Collected data:

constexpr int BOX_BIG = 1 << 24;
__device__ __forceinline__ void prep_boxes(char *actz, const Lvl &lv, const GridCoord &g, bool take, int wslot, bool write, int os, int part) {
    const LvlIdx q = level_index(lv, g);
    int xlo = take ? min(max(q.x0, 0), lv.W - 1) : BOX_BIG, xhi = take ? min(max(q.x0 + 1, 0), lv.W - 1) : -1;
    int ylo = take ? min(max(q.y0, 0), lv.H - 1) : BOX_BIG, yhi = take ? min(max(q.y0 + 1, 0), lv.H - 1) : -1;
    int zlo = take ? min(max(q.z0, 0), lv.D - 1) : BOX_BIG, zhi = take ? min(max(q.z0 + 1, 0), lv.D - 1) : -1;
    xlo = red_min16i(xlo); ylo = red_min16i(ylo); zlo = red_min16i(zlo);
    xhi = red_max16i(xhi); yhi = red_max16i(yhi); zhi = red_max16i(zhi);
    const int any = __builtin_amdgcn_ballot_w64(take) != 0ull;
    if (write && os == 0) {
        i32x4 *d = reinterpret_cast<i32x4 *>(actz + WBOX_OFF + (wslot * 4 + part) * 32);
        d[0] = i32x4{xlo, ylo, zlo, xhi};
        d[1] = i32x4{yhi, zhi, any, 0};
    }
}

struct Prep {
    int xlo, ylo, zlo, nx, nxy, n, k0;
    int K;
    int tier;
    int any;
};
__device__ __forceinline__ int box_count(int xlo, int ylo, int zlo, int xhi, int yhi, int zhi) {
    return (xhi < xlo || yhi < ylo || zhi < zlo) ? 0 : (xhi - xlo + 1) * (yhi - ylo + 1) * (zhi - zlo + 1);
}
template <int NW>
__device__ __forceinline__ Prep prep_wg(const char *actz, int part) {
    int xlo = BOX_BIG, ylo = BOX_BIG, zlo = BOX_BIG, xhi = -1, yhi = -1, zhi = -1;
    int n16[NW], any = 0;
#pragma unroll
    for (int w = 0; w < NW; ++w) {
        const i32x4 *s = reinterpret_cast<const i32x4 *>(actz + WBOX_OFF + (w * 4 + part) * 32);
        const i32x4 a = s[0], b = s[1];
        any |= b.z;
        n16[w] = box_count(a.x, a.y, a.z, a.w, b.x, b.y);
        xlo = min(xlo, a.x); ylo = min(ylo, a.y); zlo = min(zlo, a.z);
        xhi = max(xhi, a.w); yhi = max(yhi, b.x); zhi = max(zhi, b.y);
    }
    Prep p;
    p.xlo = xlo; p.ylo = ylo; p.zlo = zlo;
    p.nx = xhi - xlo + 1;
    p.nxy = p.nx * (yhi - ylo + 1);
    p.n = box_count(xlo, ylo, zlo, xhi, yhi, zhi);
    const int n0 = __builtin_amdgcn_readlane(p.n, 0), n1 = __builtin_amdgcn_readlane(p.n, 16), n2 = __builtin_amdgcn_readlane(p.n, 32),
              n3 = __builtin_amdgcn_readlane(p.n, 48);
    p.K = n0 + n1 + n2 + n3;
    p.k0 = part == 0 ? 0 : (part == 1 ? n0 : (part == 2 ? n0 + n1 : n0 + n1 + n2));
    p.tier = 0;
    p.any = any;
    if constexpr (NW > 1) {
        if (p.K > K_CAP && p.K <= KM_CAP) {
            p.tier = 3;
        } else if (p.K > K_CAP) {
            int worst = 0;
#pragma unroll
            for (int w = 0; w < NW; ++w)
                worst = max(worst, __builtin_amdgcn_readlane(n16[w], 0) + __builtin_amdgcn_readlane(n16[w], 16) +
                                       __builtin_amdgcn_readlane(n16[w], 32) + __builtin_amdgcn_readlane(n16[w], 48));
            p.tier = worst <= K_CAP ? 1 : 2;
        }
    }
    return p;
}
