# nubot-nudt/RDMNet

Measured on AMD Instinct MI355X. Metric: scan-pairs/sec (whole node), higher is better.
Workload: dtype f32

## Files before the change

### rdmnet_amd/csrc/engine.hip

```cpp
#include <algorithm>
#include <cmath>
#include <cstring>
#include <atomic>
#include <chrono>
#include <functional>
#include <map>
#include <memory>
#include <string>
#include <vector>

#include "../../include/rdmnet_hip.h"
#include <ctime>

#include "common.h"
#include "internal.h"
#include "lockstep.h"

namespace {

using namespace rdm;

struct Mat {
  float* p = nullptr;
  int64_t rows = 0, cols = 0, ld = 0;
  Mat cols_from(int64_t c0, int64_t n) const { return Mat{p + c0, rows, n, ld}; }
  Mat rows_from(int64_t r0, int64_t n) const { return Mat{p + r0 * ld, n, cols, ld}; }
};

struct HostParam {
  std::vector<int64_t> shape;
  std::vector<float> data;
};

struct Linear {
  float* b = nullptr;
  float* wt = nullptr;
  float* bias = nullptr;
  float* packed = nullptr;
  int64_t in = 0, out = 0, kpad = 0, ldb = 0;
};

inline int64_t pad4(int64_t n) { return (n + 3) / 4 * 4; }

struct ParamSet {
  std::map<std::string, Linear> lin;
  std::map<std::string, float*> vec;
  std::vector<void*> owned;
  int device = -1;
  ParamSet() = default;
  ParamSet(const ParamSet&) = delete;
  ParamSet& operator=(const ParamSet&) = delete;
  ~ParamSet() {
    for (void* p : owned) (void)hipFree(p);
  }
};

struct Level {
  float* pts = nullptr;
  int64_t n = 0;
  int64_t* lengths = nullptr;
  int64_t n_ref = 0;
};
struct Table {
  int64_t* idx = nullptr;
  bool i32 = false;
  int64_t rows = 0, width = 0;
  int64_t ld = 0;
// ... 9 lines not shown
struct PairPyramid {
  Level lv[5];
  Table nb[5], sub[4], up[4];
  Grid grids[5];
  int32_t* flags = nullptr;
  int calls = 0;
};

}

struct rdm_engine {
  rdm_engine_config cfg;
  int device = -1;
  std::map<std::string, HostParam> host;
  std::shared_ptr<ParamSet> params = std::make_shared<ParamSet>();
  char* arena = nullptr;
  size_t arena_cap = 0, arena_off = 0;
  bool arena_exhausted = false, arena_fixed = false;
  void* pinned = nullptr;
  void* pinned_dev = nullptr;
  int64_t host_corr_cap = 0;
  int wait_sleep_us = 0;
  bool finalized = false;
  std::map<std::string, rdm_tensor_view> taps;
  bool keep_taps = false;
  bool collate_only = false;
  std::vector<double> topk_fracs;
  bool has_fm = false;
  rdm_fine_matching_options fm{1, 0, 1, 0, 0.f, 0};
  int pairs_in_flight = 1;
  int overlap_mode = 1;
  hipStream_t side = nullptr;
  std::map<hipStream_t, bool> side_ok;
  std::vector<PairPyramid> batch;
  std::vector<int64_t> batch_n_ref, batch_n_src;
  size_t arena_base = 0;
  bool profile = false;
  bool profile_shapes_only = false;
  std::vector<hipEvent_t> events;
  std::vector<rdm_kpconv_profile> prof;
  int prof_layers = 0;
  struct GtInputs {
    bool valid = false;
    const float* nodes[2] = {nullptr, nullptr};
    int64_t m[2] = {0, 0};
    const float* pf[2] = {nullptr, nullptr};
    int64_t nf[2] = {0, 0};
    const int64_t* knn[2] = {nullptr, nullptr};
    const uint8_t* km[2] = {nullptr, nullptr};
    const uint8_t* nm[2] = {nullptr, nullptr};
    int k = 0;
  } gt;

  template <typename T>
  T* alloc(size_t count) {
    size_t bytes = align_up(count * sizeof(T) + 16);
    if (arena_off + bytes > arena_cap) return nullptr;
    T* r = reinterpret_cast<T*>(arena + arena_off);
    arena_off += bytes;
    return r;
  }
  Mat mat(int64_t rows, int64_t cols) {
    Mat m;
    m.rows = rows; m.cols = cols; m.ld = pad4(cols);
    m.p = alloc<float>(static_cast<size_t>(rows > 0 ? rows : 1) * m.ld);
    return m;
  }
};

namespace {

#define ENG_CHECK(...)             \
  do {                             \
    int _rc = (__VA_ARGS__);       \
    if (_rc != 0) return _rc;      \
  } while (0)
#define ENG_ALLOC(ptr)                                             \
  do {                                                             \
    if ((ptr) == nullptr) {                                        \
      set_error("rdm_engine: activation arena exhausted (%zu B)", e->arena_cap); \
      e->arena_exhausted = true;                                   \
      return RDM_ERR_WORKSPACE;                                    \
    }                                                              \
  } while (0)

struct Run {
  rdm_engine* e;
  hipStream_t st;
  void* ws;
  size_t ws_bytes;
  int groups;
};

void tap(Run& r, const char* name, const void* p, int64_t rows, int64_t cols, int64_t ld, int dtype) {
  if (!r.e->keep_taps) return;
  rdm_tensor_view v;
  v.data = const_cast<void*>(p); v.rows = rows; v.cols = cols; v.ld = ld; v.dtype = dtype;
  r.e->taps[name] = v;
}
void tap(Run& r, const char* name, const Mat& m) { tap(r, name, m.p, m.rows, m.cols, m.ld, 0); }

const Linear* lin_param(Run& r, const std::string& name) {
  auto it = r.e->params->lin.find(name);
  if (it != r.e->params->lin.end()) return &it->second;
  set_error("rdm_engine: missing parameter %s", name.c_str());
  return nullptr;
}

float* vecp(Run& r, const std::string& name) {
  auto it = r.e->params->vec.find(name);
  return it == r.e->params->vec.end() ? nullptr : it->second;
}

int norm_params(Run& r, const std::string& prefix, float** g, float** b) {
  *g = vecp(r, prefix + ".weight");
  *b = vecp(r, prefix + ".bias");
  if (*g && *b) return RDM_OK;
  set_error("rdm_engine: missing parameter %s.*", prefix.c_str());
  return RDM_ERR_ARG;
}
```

EXERCISE. Nothing beyond the lines from the start of the entries through the line with "box_count(int xlo, int" should appear. Repeat those lines exactly, both ends included.

EXERCISE OUTPUT.
constexpr int BOX_BIG = 1 << 24;
__device__ __forceinline__ void prep_boxes(char *actz, const Lvl &lv, const GridCoord &g, bool take, int wslot, bool write, int os, int part) {
    const LvlIdx q = level_index(lv, g);
    int xlo = take ? min(max(q.x0, 0), lv.W - 1) : BOX_BIG, xhi = take ? min(max(q.x0 + 1, 0), lv.W - 1) : -1;
    int ylo = take ? min(max(q.y0, 0), lv.H - 1) : BOX_BIG, yhi = take ? min(max(q.y0 + 1, 0), lv.H - 1) : -1;
    int zlo = take ? min(max(q.z0, 0), lv.D - 1) : BOX_BIG, zhi = take ? min(max(q.z0 + 1, 0), lv.D - 1) : -1;
    xlo = red_min16i(xlo); ylo = red_min16i(ylo); zlo = red_min16i(zlo);
    xhi = red_max16i(xhi); yhi = red_max16i(yhi); zhi = red_max16i(zhi);
    const int any = __builtin_amdgcn_ballot_w64(take) != 0ull;
    if (write && os == 0) {
        i32x4 *d = reinterpret_cast<i32x4 *>(actz + WBOX_OFF + (wslot * 4 + part) * 32);
        d[0] = i32x4{xlo, ylo, zlo, xhi};
        d[1] = i32x4{yhi, zhi, any, 0};
    }
}

struct Prep {
    int xlo, ylo, zlo, nx, nxy, n, k0;
    int K;
    int tier;
    int any;
};
__device__ __forceinline__ int box_count(int xlo, int ylo, int zlo, int xhi, int yhi, int zhi) {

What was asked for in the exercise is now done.